- _Work required_: Print, from the listing below, the lines starting at the line containing "constexpr int COLUMNS_SIMD_WAVES = 4;" and ending at the line containing "const TG* __restrict__ tab, const", exactly as they stand, and print nothing else.

[Data section Boundary: Start]

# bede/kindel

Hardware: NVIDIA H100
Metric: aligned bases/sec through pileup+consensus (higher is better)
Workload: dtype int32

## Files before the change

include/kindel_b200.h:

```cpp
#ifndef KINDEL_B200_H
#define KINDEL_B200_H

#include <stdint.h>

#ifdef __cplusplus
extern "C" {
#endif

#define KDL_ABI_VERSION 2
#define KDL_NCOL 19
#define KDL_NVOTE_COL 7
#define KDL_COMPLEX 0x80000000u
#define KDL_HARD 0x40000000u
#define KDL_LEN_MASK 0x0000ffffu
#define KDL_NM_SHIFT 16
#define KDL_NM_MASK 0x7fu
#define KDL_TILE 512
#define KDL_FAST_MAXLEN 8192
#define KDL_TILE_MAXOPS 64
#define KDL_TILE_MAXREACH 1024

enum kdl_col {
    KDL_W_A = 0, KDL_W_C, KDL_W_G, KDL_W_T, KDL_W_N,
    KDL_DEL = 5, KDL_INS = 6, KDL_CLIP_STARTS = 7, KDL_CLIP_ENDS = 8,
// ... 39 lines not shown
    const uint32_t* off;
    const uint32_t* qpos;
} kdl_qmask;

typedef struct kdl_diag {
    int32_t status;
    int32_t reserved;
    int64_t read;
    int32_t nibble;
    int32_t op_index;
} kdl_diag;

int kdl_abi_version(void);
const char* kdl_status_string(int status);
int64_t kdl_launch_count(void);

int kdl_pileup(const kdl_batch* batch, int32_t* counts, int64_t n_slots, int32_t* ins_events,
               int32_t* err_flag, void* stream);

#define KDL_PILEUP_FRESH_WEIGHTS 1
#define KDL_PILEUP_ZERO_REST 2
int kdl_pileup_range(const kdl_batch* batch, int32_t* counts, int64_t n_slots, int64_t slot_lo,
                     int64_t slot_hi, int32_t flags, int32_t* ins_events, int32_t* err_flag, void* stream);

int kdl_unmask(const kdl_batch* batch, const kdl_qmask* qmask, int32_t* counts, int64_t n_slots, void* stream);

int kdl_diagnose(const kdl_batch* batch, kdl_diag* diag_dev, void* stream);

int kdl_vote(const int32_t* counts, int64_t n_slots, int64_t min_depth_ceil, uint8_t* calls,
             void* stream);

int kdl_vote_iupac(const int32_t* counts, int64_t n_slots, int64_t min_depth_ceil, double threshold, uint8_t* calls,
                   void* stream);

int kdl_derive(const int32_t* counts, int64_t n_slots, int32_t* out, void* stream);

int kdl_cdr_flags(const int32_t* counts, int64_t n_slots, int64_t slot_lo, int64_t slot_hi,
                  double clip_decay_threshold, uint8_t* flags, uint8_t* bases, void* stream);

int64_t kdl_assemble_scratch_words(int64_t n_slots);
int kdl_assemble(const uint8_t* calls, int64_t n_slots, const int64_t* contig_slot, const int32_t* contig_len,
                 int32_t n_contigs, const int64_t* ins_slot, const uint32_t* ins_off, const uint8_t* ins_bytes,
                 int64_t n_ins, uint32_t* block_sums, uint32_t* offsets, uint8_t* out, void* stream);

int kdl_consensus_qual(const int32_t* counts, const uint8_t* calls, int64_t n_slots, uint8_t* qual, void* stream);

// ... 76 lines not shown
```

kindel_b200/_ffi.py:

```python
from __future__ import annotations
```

[Data section Boundary: End]
[Data section Boundary: Start]

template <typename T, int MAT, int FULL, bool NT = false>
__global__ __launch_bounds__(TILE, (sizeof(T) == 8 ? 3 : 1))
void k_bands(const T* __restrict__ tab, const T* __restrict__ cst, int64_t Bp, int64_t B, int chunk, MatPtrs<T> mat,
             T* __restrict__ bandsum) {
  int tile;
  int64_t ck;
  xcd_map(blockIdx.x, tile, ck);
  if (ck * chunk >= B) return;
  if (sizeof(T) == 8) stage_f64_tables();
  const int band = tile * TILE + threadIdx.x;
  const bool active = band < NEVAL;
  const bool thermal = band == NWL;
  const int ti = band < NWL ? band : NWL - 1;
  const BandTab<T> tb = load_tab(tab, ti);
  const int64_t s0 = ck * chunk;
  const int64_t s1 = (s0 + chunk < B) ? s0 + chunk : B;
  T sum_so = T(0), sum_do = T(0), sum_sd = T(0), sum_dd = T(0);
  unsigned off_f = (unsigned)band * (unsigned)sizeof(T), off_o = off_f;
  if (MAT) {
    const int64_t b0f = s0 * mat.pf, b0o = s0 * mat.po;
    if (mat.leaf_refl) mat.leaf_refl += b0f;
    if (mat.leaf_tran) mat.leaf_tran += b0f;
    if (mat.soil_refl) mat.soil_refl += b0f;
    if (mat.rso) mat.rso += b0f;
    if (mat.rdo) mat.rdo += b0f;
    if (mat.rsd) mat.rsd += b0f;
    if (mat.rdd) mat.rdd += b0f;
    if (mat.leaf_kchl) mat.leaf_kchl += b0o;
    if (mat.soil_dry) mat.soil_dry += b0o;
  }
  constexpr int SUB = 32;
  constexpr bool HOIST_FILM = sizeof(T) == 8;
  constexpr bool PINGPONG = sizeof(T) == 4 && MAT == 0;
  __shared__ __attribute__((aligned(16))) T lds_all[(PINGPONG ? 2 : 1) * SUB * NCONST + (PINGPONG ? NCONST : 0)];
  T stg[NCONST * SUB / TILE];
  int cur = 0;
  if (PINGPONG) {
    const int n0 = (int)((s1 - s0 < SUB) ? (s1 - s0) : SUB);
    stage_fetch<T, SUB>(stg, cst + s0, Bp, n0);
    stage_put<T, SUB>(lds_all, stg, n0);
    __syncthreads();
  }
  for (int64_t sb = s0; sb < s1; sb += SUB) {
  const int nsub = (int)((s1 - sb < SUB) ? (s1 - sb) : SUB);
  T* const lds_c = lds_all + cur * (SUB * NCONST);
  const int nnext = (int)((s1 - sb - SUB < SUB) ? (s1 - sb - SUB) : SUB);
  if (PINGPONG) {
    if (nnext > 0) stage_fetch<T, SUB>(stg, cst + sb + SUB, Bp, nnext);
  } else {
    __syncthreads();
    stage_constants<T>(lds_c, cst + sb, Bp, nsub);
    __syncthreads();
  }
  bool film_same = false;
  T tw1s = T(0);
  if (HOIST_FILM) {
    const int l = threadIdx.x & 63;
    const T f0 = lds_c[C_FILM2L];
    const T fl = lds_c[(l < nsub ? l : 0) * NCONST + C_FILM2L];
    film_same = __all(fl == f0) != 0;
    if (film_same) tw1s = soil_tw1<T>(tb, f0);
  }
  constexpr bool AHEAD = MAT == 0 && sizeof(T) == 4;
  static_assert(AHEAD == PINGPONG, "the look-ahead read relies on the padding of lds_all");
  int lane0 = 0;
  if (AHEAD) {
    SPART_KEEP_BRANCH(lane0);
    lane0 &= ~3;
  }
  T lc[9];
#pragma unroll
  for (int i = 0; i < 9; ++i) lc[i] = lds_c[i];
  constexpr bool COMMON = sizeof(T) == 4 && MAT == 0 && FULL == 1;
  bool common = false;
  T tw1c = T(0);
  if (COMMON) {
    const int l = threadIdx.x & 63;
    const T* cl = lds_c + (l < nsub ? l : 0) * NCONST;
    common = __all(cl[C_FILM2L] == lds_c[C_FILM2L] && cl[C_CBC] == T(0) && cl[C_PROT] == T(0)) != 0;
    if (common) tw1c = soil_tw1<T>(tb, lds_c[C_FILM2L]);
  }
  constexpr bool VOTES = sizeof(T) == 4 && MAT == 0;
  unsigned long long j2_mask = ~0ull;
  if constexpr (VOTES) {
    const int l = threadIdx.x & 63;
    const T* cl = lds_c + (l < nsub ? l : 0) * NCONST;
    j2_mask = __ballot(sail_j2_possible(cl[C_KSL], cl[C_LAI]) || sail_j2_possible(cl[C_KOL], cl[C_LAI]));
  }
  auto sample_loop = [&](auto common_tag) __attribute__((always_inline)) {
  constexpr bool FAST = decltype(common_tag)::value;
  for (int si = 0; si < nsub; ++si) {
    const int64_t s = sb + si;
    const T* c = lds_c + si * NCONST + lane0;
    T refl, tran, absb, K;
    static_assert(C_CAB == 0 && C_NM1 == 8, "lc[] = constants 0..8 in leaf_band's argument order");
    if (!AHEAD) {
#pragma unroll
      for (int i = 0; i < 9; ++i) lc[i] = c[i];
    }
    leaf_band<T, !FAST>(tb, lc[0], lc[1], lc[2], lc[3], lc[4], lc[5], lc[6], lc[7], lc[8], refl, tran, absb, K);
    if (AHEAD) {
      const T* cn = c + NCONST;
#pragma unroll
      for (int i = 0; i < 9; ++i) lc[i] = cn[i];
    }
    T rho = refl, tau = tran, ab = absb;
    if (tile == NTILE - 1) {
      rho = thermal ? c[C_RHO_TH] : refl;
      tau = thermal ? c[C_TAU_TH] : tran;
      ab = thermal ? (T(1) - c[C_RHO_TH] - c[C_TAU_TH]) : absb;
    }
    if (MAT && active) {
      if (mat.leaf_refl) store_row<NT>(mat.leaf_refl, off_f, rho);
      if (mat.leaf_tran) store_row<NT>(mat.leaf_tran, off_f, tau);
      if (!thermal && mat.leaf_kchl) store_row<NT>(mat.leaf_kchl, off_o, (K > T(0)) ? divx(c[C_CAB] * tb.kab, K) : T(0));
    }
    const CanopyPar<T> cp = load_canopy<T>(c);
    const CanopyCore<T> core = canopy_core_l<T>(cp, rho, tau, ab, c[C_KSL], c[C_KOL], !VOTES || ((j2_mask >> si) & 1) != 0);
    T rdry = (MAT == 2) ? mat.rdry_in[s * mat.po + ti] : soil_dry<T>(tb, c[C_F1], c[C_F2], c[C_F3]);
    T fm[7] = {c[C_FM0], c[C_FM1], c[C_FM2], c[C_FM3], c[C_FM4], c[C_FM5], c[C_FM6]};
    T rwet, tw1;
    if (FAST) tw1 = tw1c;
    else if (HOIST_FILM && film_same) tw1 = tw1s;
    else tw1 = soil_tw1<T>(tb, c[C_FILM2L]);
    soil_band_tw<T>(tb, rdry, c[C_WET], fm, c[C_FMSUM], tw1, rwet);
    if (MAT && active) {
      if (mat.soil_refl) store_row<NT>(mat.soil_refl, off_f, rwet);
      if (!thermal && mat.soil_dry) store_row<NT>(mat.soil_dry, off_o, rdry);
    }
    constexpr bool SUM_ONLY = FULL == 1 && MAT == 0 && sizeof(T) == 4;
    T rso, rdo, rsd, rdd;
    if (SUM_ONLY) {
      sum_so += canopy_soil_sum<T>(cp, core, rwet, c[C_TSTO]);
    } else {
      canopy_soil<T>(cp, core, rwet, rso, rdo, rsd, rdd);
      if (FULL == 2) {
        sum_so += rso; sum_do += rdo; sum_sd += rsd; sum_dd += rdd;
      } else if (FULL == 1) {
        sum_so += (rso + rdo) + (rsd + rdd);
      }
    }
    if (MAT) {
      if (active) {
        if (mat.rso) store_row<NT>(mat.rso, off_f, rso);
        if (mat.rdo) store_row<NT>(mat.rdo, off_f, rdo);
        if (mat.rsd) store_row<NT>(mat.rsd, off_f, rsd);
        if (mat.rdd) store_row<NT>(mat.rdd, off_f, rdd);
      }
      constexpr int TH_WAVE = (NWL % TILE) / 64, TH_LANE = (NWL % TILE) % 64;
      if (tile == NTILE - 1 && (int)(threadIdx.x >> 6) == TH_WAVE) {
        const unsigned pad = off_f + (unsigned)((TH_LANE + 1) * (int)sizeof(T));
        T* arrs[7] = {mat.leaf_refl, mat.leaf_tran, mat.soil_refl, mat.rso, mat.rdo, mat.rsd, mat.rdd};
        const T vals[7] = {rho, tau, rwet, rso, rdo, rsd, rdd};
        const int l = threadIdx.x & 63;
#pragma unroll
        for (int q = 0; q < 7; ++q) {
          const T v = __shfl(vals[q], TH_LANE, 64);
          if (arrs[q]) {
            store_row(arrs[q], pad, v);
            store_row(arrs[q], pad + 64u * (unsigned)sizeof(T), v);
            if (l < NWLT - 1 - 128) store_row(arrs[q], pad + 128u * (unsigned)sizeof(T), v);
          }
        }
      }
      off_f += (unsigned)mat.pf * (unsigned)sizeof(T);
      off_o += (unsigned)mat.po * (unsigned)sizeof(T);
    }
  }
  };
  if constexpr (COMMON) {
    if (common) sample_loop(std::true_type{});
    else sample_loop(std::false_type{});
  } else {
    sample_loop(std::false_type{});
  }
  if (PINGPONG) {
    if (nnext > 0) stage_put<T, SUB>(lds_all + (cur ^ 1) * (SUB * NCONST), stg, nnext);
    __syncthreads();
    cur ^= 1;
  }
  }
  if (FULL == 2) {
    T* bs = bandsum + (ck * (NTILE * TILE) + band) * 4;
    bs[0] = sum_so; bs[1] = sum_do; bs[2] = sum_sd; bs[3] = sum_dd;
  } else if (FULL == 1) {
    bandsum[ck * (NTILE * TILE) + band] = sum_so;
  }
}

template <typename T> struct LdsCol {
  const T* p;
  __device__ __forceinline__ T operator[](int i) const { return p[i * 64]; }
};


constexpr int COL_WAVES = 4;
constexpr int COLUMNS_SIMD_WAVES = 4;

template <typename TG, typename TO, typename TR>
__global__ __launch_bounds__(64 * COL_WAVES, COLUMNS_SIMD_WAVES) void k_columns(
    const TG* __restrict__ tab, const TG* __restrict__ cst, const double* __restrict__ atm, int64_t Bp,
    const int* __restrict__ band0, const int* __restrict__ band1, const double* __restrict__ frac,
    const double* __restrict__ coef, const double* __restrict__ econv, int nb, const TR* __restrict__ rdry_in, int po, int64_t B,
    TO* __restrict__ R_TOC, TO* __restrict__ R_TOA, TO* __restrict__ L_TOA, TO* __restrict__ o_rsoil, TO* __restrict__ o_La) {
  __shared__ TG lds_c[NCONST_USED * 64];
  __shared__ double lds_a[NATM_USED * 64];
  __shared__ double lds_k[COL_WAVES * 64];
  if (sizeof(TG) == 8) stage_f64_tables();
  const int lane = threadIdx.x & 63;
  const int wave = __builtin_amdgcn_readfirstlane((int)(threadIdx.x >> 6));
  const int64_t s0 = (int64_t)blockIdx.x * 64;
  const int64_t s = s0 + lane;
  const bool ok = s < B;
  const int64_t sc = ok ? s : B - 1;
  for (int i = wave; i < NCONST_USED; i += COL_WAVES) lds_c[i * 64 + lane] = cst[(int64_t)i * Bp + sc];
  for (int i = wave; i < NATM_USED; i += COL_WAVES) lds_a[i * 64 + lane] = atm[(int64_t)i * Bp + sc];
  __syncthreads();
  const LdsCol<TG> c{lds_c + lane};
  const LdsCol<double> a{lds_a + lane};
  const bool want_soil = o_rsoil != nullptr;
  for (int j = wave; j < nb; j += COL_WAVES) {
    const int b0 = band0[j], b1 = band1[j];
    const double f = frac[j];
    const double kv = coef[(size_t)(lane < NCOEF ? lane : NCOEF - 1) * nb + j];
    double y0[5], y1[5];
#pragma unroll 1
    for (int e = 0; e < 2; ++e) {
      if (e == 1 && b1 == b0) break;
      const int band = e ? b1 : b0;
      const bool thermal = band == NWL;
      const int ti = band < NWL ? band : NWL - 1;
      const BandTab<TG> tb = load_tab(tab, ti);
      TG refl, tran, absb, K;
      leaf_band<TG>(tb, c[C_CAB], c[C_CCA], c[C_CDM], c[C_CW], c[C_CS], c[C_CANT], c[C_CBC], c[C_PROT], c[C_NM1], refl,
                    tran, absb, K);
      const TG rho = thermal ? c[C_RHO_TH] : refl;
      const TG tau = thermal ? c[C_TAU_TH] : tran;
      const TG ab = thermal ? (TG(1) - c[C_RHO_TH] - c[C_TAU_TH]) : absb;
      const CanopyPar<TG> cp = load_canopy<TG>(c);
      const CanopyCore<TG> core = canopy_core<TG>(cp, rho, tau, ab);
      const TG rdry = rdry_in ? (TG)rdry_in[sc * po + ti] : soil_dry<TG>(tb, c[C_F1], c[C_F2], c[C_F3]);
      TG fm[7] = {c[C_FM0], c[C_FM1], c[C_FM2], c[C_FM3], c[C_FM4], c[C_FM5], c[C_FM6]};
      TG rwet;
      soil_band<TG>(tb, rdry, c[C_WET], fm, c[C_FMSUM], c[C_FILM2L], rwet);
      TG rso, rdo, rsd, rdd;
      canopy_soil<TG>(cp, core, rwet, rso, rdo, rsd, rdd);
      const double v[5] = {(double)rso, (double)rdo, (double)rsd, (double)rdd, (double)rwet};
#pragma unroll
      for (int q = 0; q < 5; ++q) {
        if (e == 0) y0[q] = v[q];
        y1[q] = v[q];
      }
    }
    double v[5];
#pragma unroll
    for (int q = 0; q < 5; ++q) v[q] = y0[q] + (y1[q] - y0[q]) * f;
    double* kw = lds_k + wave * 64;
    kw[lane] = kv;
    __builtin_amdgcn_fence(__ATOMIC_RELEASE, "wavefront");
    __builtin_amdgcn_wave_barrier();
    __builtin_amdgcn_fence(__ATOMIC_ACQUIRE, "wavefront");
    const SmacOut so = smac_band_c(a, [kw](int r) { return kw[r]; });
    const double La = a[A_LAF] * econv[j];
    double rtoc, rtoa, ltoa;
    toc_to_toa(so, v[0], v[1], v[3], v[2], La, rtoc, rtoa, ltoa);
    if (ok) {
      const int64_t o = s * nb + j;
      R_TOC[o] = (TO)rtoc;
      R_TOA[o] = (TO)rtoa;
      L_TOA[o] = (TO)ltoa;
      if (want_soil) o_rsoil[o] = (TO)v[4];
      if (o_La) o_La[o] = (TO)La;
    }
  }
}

[Data section Boundary: End]

- _Answer box_:
constexpr int COLUMNS_SIMD_WAVES = 4;

template <typename TG, typename TO, typename TR>
__global__ __launch_bounds__(64 * COL_WAVES, COLUMNS_SIMD_WAVES) void k_columns(
    const TG* __restrict__ tab, const TG* __restrict__ cst, const double* __restrict__ atm, int64_t Bp,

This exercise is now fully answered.